How community schools develop
Community schools develop in many ways, but they typically include formal partnerships in which community organizations provide schools with wraparound services such as health, mental health and after-school programs, and a separate coordinator position is created to make it all work. Unions view the strategy as a way to address many of the nonacademic issues — such as food insecurity, mental of physical health needs, or a lack of enrichment opportunities — that interfere with students’ learning.
“All of these issues walk into a classroom whether you want it or not,” Karen Alford, a vice president for the United Federation of Teachers (UFT) in New York City, said in an interview. Alford leads the union’s "community learning school” initiative in which the union is the lead community agency and pays for a full-time community school director (or coordinator) at 31 schools across the district.
While that effort is separate from the New York City Department of Education’s rapid expansion of community schools in recent years, Alford said the union and district officials work together on issues such as data and professional development.
And even before New York City Mayor Bill de Blasio was elected, UFT arranged for leading mayoral candidates to visit Cincinnati, where leaders say the community school model has contributed to growth in graduation rates and student performance.
Working to ‘energize the neighborhood’
In LAUSD, it’s unclear how many schools operate as community schools.
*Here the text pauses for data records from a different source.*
@@ -2784,8 +2784,7 @@
     };
     unsigned long long ctl[8] = {0};
     SKM_TRY(enqueue_chunk(0));
-    int64_t last = 0;
-    for (int slot = 0;; slot ^= 1, ++last) {
+    for (int slot = 0;; slot ^= 1) {
         SKM_TRY(enqueue_chunk(slot ^ 1));
         HIP_TRY(hipEventSynchronize(q->chunk_ev[slot]));
         memcpy(ctl, q->pinned + 8 * slot, sizeof(ctl));
@@ -2795,16 +2794,7 @@
         HIP_TRY(hipStreamSynchronize(q->stream));
         return fail(SKM_ERR_STATE, "a component tile exceeds the tile capacity: the class views of this handle are damaged");
     }
-    const int64_t steps = (int64_t)ctl[1], into = steps - last * chunk;
-    double *const result = (steps & 1) ? q->x1.p : q->x0.p;
-    if (into == chunk && !mixed) {
-        if (x[(last + 1) % 3] != result)
-            HIP_TRY(hipMemcpyAsync(result, x[(last + 1) % 3], q->n_tx * 8, hipMemcpyDeviceToDevice, q->stream));
-    } else {
-        launch_em_local_chunk(p, tl, x[last % 3], result, (int)into, false, q->stream);
-        q->launches += 1;
-        HIP_TRY(hipGetLastError());
-    }
+    const int64_t steps = (int64_t)ctl[1];
     HIP_TRY(hipEventRecord(q->ev[1], q->stream));
     HIP_TRY(hipEventSynchronize(q->ev[1]));
     float ms = 0;
diff --git a/seekmer_amd/csrc/skm_em.hip b/seekmer_amd/csrc/skm_em.hip
--- a/seekmer_amd/csrc/skm_em.hip
+++ b/seekmer_amd/csrc/skm_em.hip
@@ -279,11 +279,19 @@
     em_evaluate(p, n_parts, steps_done, true);
 }
 
-__global__ void __launch_bounds__(256)
-em_local_chunk_kernel(EmProblem p, EmTiles tl, const double *x_in, double *x_out, int n_steps, int check_done)
+#ifndef SKM_EM_TILE_EXPERIMENT
+#define SKM_EM_TILE_EXPERIMENT 0
+#endif
+#ifndef SKM_EM_CLASS_BATCH
+#define SKM_EM_CLASS_BATCH 4
+#endif
+constexpr int EM_CLASS_BATCH = SKM_EM_CLASS_BATCH;
+static_assert(EM_CLASS_BATCH == EM_TILE_CLASS_BATCH || EM_CLASS_BATCH == 1, "the set-up orders classes by turns of this width");
+
+__global__ void __launch_bounds__(256)
+em_local_chunk_kernel(EmProblem p, EmTiles tl, const double *x_in, int n_steps, int64_t first_step)
 {
     static_assert(EM_TILE_TX <= 8 * 32, "a lane group of the row phase takes at most eight transcripts");
-    if (check_done && p.ctl[CTL_DONE]) return;
     __shared__ double s_x[2][EM_TILE_TX];
     __shared__ double s_eff[EM_TILE_TX];
     __shared__ double s_inner[EM_TILE_CLASSES];
@@ -303,6 +311,17 @@
         return;
     }
     const int tid = threadIdx.x;
+    if (p.ctl[CTL_DONE]) {
+        const int64_t steps = (int64_t)p.ctl[CTL_ITERS], at = steps - 1 - (first_step - n_steps);
+        if (p.ctl[CTL_TILE_FAULT] || first_step < n_steps || at < 0 || at >= n_steps) return;
+        const double *__restrict__ from = tl.snap + at * p.n_tx;
+        double *__restrict__ to = p.x[steps & 1];
+        for (int i = tid; i < n_tx; i += 256) {
+            const int32_t t = tl.tx_list[tx0 + i];
+            to[t] = from[t];
+        }
+        return;
+    }
     for (int j = tid; j < n_pairs; j += 256) {
         s_cls_tx[j] = tl.cls_tx[cp0 + j];
         s_tx_cls[j] = tl.tx_cls[tp0 + j];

The model gained some traction in 2007 when the district launched its “pilot schools” initiative, which encourages “community-based, teacher-driven reform,” according to a 10-year report.
Some LAEP partner schools were among those initial pilot schools. So were the Robert F. Kennedy Community Schools — a six-school K-12 complex built on the site of the former Ambassador Hotel where the senator was assassinated in 1968.
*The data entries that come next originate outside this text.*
# shourovrm/binius-NTT

Hardware: AMD Instinct MI355X
Metric: GF(2^128) additive-NTT elements/sec (2^24 pts) (higher is better)
Workload: dtype gf2_128 (u32 limbs, bitwise); 1 GPU; additive NTT over GF(2^128), log_h=24, log_rate=0, one transform per GPU; log_h=24, field=GF(2^128), kernel_variant=5, parallelism=independent transform per rank

## Files before the change

### binius-ntt_amd/csrc/antt_bs.hip

```cpp
#include <hip/hip_runtime.h>

#include <algorithm>
#include <cstdio>
#include <cstring>
#include <type_traits>
#include <vector>

#include "antt_bs.hpp"
#include "antt_bs_dev.hpp"
#include "bitsliced.hpp"
#include "quad_mul.hpp"

namespace bn {

struct BsParams {
	const uint32_t* src;
	uint32_t* dst;
	size_t ntiles;
	int log_h, log_rate;
	unsigned long long* trace;
	int dbg;
	BsPass p;
};

#ifdef BN_DEV
#define BS_DBG(P) ((P).dbg)
#define BS_TRACE(P) ((P).trace != nullptr)
#else
#define BS_DBG(P) 0
#define BS_TRACE(P) false
#endif

template <int L, int ROLE, int FMAX, bool PF>
__device__ __forceinline__ void bs_pass_body(const BsParams& P, size_t tile0) {
	extern __shared__ uint32_t lds[];
	constexpr int NT = 64 * L;
	constexpr bool IN_COMPACT = ROLE == ROLE_FIRST || ROLE == ROLE_SINGLE;
	constexpr bool LAST = ROLE == ROLE_LAST || ROLE == ROLE_SINGLE;
	const BsPass& ps = P.p;
	const int tid = threadIdx.x;
	const int l = tid >> 6, lane = tid & 63;
	uint32_t* plane = lds + l * kPlane;
	uint32_t* cu_w = lds + L * kPlane + l * kMaxStages;
	const size_t n = (size_t)1 << P.log_h;
	const bool TR = BS_TRACE(P);
	unsigned long long tr[8] = {0, 0, 0, 0, 0, 0, 0, 0};
	auto ts = [&]() -> unsigned long long {
		asm volatile("s_waitcnt lgkmcnt(0)" ::: "memory");
		return __builtin_amdgcn_s_memtime();
	};

	auto tile_off = [&](int q) -> size_t {
		size_t off = 0;
#pragma unroll
		for (int m = 0; m < kBlkBits; m++) off |= (size_t)((q >> m) & 1) << ps.bb[m];
		return off;
	};
	size_t outer, outer_off;
	int coset;
	uint32_t* dst;
	const uint32_t* src;
	auto geo = [&](size_t t, size_t& o, size_t& ooff, int& c, uint32_t*& d, const uint32_t*& s) {
		o = t & (((size_t)1 << ps.n_outer) - 1);
		const size_t rest = t >> ps.n_outer;
		c = (int)(rest & ((1u << P.log_rate) - 1));
		const size_t batch = rest >> P.log_rate;
		ooff = 0;
		for (int m = 0; m < ps.n_outer; m++) ooff |= ((o >> m) & 1) << ps.ob[m];
		d = P.dst + (((batch << P.log_rate) + (size_t)c) * n) * L;
		s = IN_COMPACT ? (P.src + batch * n * L) : d;
	};
	uint4 gbuf[kLoads];
	auto issue = [&](const uint32_t* s, size_t ooff) {
#pragma unroll
		for (int r = 0; r < kLoads; r++) {
			if (IN_COMPACT) {
				const int u = tid + r * NT;
				const int q = u / (8 * L), j = u % (8 * L);
				gbuf[r] = (BS_DBG(P) & 1) ? make_uint4(u, j, q, tid) : ld_stream(s + (ooff | tile_off(q)) * L + 4 * j);
			} else {
				const int u = lane + r * 64;
				const int q = u >> 3, j = u & 7;
				gbuf[r] = (BS_DBG(P) & 1) ? make_uint4(u, j, q, tid) : ld_stream(s + (ooff | tile_off(q)) * L + 32 * l + 4 * j);
			}
		}
	};

	auto tile_tw = [&](int j, int q) -> uint32_t {
		uint32_t w = 0;
#pragma unroll
		for (int m = 0; m < kBlkBits; m++) w ^= ps.twt[j][m] & (uint32_t)__builtin_amdgcn_sbfe(q, m, 1);
		return w;
	};

	auto block_stage = [&](int j, int pair) {
		unsigned long long t_a = TR ? ts() : 0;
		const int m = ps.stage_m[j];
		const int qu = ((pair >> m) << (m + 1)) | (pair & ((1 << m) - 1));
		const int qv = qu | (1 << m);
		const uint32_t w = cu_w[j] ^ tile_tw(j, qu);
		uint32_t* pu = plane + qu * kLimbStride;
		uint32_t* pv = plane + qv * kLimbStride;
		uint32_t W[32], V[32], Pr[32], U[32];
#pragma unroll
		for (int i = 0; i < 32; i += 4) *(uint4*)(V + i) = *(const uint4*)(pv + i);
		if (FMAX <= 8) {
#pragma unroll
			for (int i = 0; i < 32; i += 4) *(uint4*)(U + i) = *(const uint4*)(pu + i);
		}
		bool uni = FMAX == 32 && m == kBlkBits - 1 && ps.field[j] == 32 && !(BS_DBG(P) & 4);
#pragma unroll
		for (int mm = 0; mm < kBlkBits - 1; mm++) uni = uni && ps.twt[j][mm] == 0u;
		if (uni) {
			asm volatile("s_waitcnt lgkmcnt(0)" ::: "memory");
			__builtin_amdgcn_sched_barrier(0);
			bsm5_mul_w(V, (uint32_t)__builtin_amdgcn_readfirstlane((int)cu_w[j]), Pr);
			__builtin_amdgcn_sched_barrier(0);
		} else {
#pragma unroll
		for (int i = 0; i < 32; i++) W[i] = (uint32_t)__builtin_amdgcn_sbfe(w, i, 1);
		if (TR) {
			const unsigned long long t = ts();
			tr[5] += t - t_a;
			t_a = t;
		}
		if (BS_DBG(P) & 4) {
#pragma unroll
			for (int i = 0; i < 32; i++) Pr[i] = V[i] ^ W[i];
		} else {
			asm volatile("s_waitcnt lgkmcnt(0)" ::: "memory");
			__builtin_amdgcn_sched_barrier(0);
			mul_tw<FMAX>(ps.field[j], V, W, Pr);
			__builtin_amdgcn_sched_barrier(0);
		}
		}
		if (TR) {
			uint32_t acc = 0;
#pragma unroll
			for (int i = 0; i < 32; i++) acc ^= Pr[i];
			asm volatile("" ::"v"(acc));
			const unsigned long long t = ts();
			tr[6] += t - t_a;
			t_a = t;
		}
#pragma unroll
		for (int i = 0; i < 32; i += 4) {
			uint4 u = FMAX <= 8 ? *(const uint4*)(U + i) : *(const uint4*)(pu + i);
			u.x ^= Pr[i];
			u.y ^= Pr[i + 1];
			u.z ^= Pr[i + 2];
			u.w ^= Pr[i + 3];
			*(uint4*)(pu + i) = u;
			*(uint4*)(pv + i) = make_uint4(V[i] ^ u.x, V[i + 1] ^ u.y, V[i + 2] ^ u.z, V[i + 3] ^ u.w);
		}
		if (TR) tr[7] += ts() - t_a;
	};

	size_t tile = tile0;
	geo(tile, outer, outer_off, coset, dst, src);
	if (PF) issue(src, outer_off);
	for (;;) {
		unsigned long long t0 = TR ? ts() : 0;
		if (IN_COMPACT || LAST) __syncthreads();
		if (!PF) issue(src, outer_off);

		if (lane < ps.k) {
			uint32_t c = 0;
			for (int m = 0; m < ps.n_outer; m++) c ^= ps.two[lane][m] & (0u - (uint32_t)((outer >> m) & 1));
			for (int b = 0; b < P.log_rate; b++) c ^= ps.twc[lane][b] & (0u - (uint32_t)((coset >> b) & 1));
			cu_w[lane] = c;
		}
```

“We’re trying to create a groundswell of commitment” around community schools, Karen Quartz, the director of UCLA’s Center for Community Schooling, said in an interview. In addition to serving as the lead community agency for RFK Community Schools, the UCLA center also formed a partnership with Horace Mann Middle School to create Mann UCLA Community School.
The school, located in the vicinity of 37 charter schools, was losing enrollment until the center added a 9th grade. “The effort there is to energize the neighborhood and bring in resources,” Quartz said.
The center pays for a liaison — a coordinator-type position — at its two community schools. LAEP and the Youth Policy Institute, which oversees community schools in the Los Angeles Promise Neighborhoods, also hire the coordinators who work in their affiliated schools.
But one point of conflict between the district and the union, Quartz added, is whether coordinators should be district employees or hired by community-based organizations, as they are in many districts with community schools. She also noted that some LAUSD schools have other positions that already essentially function as a coordinator. She gave the example of counselors working as part of the district’s “A-G” Diploma Project, which focuses on supporting students in passing the courses needed for admission to the state’s two university systems.
In 2017, the LAUSD board passed a resolution endorsing the approach and encouraging more schools to “transform themselves into neighborhood hubs for children, families and civic partners.” (The district did not respond to questions about what steps officials have taken since then to expand community schools.)
But Quartz suggested that Beutner’s plan to decentralize the district into 32 local networks opens the door for more community involvement in local schools. "I feel like it’s a very viable and promising strategy for the district to take on," she said.
The question is whether a stronger community schools strategy across the district can reverse declining enrollment, as it has at Mann.
"It’s going to be this slow ripple of people getting on board or not," Quartz said, "as this neighborhood school or charter school tension plays out."